* _Records for this exercise_:

@@ -61,55 +50,30 @@
     for (int b = 0; b < NB; ++b) acc[a][b] = f64x4{0.0, 0.0, 0.0, 0.0};
 
   const int ar = t >> 2, ak = (t & 3) * 4, bk = t >> 5, bc = (t & 31) * 2;
-  const double* pa;
-  const double* pb;
-  if (ROLE == 1) {
-    pa = A + (long long)min(i0 + ar, M - 1) * g.lda + ak;
-    pb = B + (long long)bk * g.ldb + j0 + bc;
-  } else {
-    pa = A + i0 + bc;
-    pb = B + j0 + bc;
-  }
-  double ra[4], rb[4], ks = 1.0;
+  const double* pa = A + (long long)min(i0 + ar, M - 1) * g.lda + ak;
+  const double* pb = B + (long long)bk * g.ldb + j0 + bc;
+  double ra[4], rb[4];
   auto load = [&](int k0) {
-    if (ROLE == 1) {
-      const f64x2 x0 = *reinterpret_cast<const f64x2*>(pa + k0), x1 = *reinterpret_cast<const f64x2*>(pa + k0 + 2);
-      ra[0] = x0.x, ra[1] = x0.y, ra[2] = x1.x, ra[3] = x1.y;
-      const double* q = pb + (long long)k0 * g.ldb;
-      const f64x2 y0 = *reinterpret_cast<const f64x2*>(q), y1 = *reinterpret_cast<const f64x2*>(q + 64);
-      rb[0] = y0.x, rb[1] = y0.y, rb[2] = y1.x, rb[3] = y1.y;
-    } else {
-      const int row = k0 + bk;
-      const long long off = (long long)min(row, K - 1) * g.lda;
-      const f64x2 x0 = *reinterpret_cast<const f64x2*>(pa + off), x1 = *reinterpret_cast<const f64x2*>(pa + off + 64);
-      ra[0] = x0.x, ra[1] = x0.y, ra[2] = x1.x, ra[3] = x1.y;
-      const f64x2 y0 = *reinterpret_cast<const f64x2*>(pb + off), y1 = *reinterpret_cast<const f64x2*>(pb + off + 64);
-      rb[0] = y0.x, rb[1] = y0.y, rb[2] = y1.x, rb[3] = y1.y;
-      ks = (row < kend) ? S[row] : 0.0;
-    }
+    const f64x2 x0 = *reinterpret_cast<const f64x2*>(pa + k0), x1 = *reinterpret_cast<const f64x2*>(pa + k0 + 2);
+    ra[0] = x0.x, ra[1] = x0.y, ra[2] = x1.x, ra[3] = x1.y;
+    const double* q = pb + (long long)k0 * g.ldb;
+    const f64x2 y0 = *reinterpret_cast<const f64x2*>(q), y1 = *reinterpret_cast<const f64x2*>(q + 64);
+    rb[0] = y0.x, rb[1] = y0.y, rb[2] = y1.x, rb[3] = y1.y;
   };
   auto stage = [&](int buf) {
-    if (ROLE == 1) {
-      double* sa = &lds.a[buf][ar * RM_LD + ak];
-      *reinterpret_cast<f64x2*>(sa) = f64x2{ra[0], ra[1]};
-      *reinterpret_cast<f64x2*>(sa + 2) = f64x2{ra[2], ra[3]};
-    } else {
-      double* sa = &lds.a[buf][bk * KM_LD + bc];
-      *reinterpret_cast<f64x2*>(sa) = f64x2{ra[0], ra[1]};
-      *reinterpret_cast<f64x2*>(sa + 64) = f64x2{ra[2], ra[3]};
-#pragma unroll
-      for (int i = 0; i < 4; ++i) rb[i] *= ks;
-    }
+    double* sa = &lds.a[buf][ar * RM_LD + ak];
+    *reinterpret_cast<f64x2*>(sa) = f64x2{ra[0], ra[1]};
+    *reinterpret_cast<f64x2*>(sa + 2) = f64x2{ra[2], ra[3]};
     double* sb = &lds.b[buf][bk * KM_LD + bc];
     *reinterpret_cast<f64x2*>(sb) = f64x2{rb[0], rb[1]};
     *reinterpret_cast<f64x2*>(sb + 64) = f64x2{rb[2], rb[3]};
   };
   double fa[2][4], fb[2][NB];
   auto frag = [&](int buf, int kk, int s) {
-    const double* fpa = (ROLE == 1) ? &lds.a[buf][(wm * 64 + lr) * RM_LD + kk * 4 + lk] : &lds.a[buf][(kk * 4 + lk) * KM_LD + wm * 64 + lr];
+    const double* fpa = &lds.a[buf][(wm * 64 + lr) * RM_LD + kk * 4 + lk];
     const double* fpb = &lds.b[buf][(kk * 4 + lk) * KM_LD + wn * WN + blr];
 #pragma unroll
-    for (int i = 0; i < 4; ++i) fa[s][i] = fpa[i * 16 * (ROLE == 1 ? RM_LD : 1)];
+    for (int i = 0; i < 4; ++i) fa[s][i] = fpa[i * 16 * RM_LD];
 #pragma unroll
     for (int i = 0; i < NB; ++i) fb[s][i] = fpb[i * 16];
   };
@@ -117,15 +81,11 @@
 #pragma unroll
     for (int a = 0; a < 4; ++a)
 #pragma unroll
-      for (int b = 0; b < NB; ++b) {
-        if (ROLE == 2 && !((sub >> (a * NB + b)) & 1u)) continue;
-        acc[a][b] = SWAP ? __builtin_amdgcn_mfma_f64_16x16x4f64(fb[s][b], fa[s][a], acc[a][b], 0, 0, 0)
-                         : __builtin_amdgcn_mfma_f64_16x16x4f64(fa[s][a], fb[s][b], acc[a][b], 0, 0, 0);
-      }
+      for (int b = 0; b < NB; ++b) acc[a][b] = __builtin_amdgcn_mfma_f64_16x16x4f64(fb[s][b], fa[s][a], acc[a][b], 0, 0, 0);
   };
 
   if constexpr (BD) {
-    static_assert(ROLE == 1 && !FOLD, "B direct: the plain forward only");
+    static_assert(!FOLD, "B direct: the plain forward only");
     constexpr int KS = BK32 / 4, NA = BK32 / 4;
     static_assert(KS % BD_D == 0, "static ring slots");
     static_assert(2 * BM * A32_LD <= 4 * TILE_DOUBLES, "A image at BK = 32 fits the tile buffers");
@@ -209,46 +169,9 @@
     if (kbeg + BK < kend) load(kbeg + BK);
   }
   if (!BD) __syncthreads();
-  if (diag) {
-    int role = w;
-    if (hwinfo) {
-      bool ok = true;
-      unsigned seen = 0;
-#pragma unroll
-      for (int i = 0; i < 4; ++i) {
-        ok = ok && hwinfo[i] == hwinfo[i + 4];
-        seen |= 1u << hwinfo[i];
-      }
-      if (ok && seen == 0xFu) role = ((hwinfo[w] + 2 * hwinfo[8]) & 3) + (w & 4);
-    }
-    role = __builtin_amdgcn_readfirstlane(role);
-    wm = diag_wm(role), wn = diag_wn(role);
-    sub = 0;
-#pragma unroll
-    for (int a = 0; a < 4; ++a)
-#pragma unroll
-      for (int b = 0; b < NB; ++b)
-        if (wn * NB + b <= wm * 4 + a) sub |= 1u << (a * NB + b);
-  }
-  const bool live = ROLE == 1 || sub != 0;
-  if (ROLE == 2) {
-    for (int k0 = kbeg; k0 < kend; k0 += BK) {
-      if (k0 + BK < kend) stage(cur ^ 1);
-      if (k0 + 2 * BK < kend) load(k0 + 2 * BK);
-      if (live) {
-#pragma unroll
-        for (int kk = 0; kk < BK / 4; ++kk) {
-          frag(cur, kk, 0);
-          mm8(0);
-        }
-      }
-      __syncthreads();
-      cur ^= 1;
-    }
-  }
-  if (ROLE == 1 && !BD && kbeg < kend && (!FOLD || kbeg >= klive)) frag(0, 0, 0);
+  if (!BD && kbeg < kend && (!FOLD || kbeg >= klive)) frag(0, 0, 0);
 #define HM_SB __builtin_amdgcn_sched_barrier(0)
-  for (int k0 = kbeg; ROLE == 1 && !BD && k0 < kend; k0 += BK) {
+  for (int k0 = kbeg; !BD && k0 < kend; k0 += BK) {
     const bool more = k0 + BK < kend;
     const bool lv = !FOLD || k0 >= klive;
     if (lv) {
@@ -281,7 +204,7 @@
   }
 #undef HM_SB
 
-  if (ROLE == 1 && fs_part && g.fs_sq) {
+  if (fs_part && g.fs_sq) {
 #pragma unroll
     for (int a = 0; a < 4; ++a) {
       double sq = 0.0;
@@ -295,7 +218,7 @@
       if (lk == 0 && i0 + rl < M) fs_part[((long long)NWN * tiles_n + NWN * tj + wn) * M + (i0 + rl)] = sq;
     }
     if (!g.store_c) return;
-  } else if (ROLE == 1 && fs_part) {
+  } else if (fs_part) {
     constexpr int NCH = 2 * NB, WSTAGE = 2 * NCH * 128;
     double* flat = &lds.a[0][0];
     double* stg = flat + w * WSTAGE;
@@ -352,44 +275,142 @@
     }
     if (!g.store_c) return;
   }
-  if (SWAP) {
-#pragma unroll
-    for (int a = 0; a < 4; ++a) {
-      const int row = i0 + wm * 64 + a * 16 + lr;
-      if (row >= M) continue;
-      double* crow = C + (long long)row * g.ldc + j0 + wn * WN + 4 * lk;
-      if (g.c_sub) {
-        const double* srow = g.c_src ? g.c_src + (long long)batch * g.sC + (long long)row * g.ldc + j0 + wn * WN + 4 * lk : crow;
-#pragma unroll
-        for (int b = 0; b < NB; ++b) {
-          const f64x2 c01 = *reinterpret_cast<const f64x2*>(srow + b * 16), c23 = *reinterpret_cast<const f64x2*>(srow + b * 16 + 2);
-          *reinterpret_cast<f64x2*>(crow + b * 16) = f64x2{c01.x - acc[a][b][0], c01.y - acc[a][b][1]};
-          *reinterpret_cast<f64x2*>(crow + b * 16 + 2) = f64x2{c23.x - acc[a][b][2], c23.y - acc[a][b][3]};
+#pragma unroll
+  for (int a = 0; a < 4; ++a) {
+    const int row = i0 + wm * 64 + a * 16 + lr;
+    if (row >= M) continue;
+    double* crow = C + (long long)row * g.ldc + j0 + wn * WN + 4 * lk;
+    if (g.c_sub) {
+      const double* srow = g.c_src ? g.c_src + (long long)batch * g.sC + (long long)row * g.ldc + j0 + wn * WN + 4 * lk : crow;
+#pragma unroll
+      for (int b = 0; b < NB; ++b) {
+        const f64x2 c01 = *reinterpret_cast<const f64x2*>(srow + b * 16), c23 = *reinterpret_cast<const f64x2*>(srow + b * 16 + 2);
+        *reinterpret_cast<f64x2*>(crow + b * 16) = f64x2{c01.x - acc[a][b][0], c01.y - acc[a][b][1]};
+        *reinterpret_cast<f64x2*>(crow + b * 16 + 2) = f64x2{c23.x - acc[a][b][2], c23.y - acc[a][b][3]};
+      }
+      continue;
+    }
+#pragma unroll
+    for (int b = 0; b < NB; ++b) {
+      *reinterpret_cast<f64x2*>(crow + b * 16) = f64x2{acc[a][b][0], acc[a][b][1]};
+      *reinterpret_cast<f64x2*>(crow + b * 16 + 2) = f64x2{acc[a][b][2], acc[a][b][3]};
+    }
+  }
+}
+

* _Assignment_: In the records above, find every line with the word "srow" and copy it.

* _Answer to the exercise_:
-        const double* srow = g.c_src ? g.c_src + (long long)batch * g.sC + (long long)row * g.ldc + j0 + wn * WN + 4 * lk : crow;
-          const f64x2 c01 = *reinterpret_cast<const f64x2*>(srow + b * 16), c23 = *reinterpret_cast<const f64x2*>(srow + b * 16 + 2);
+      const double* srow = g.c_src ? g.c_src + (long long)batch * g.sC + (long long)row * g.ldc + j0 + wn * WN + 4 * lk : crow;
+        const f64x2 c01 = *reinterpret_cast<const f64x2*>(srow + b * 16), c23 = *reinterpret_cast<const f64x2*>(srow + b * 16 + 2);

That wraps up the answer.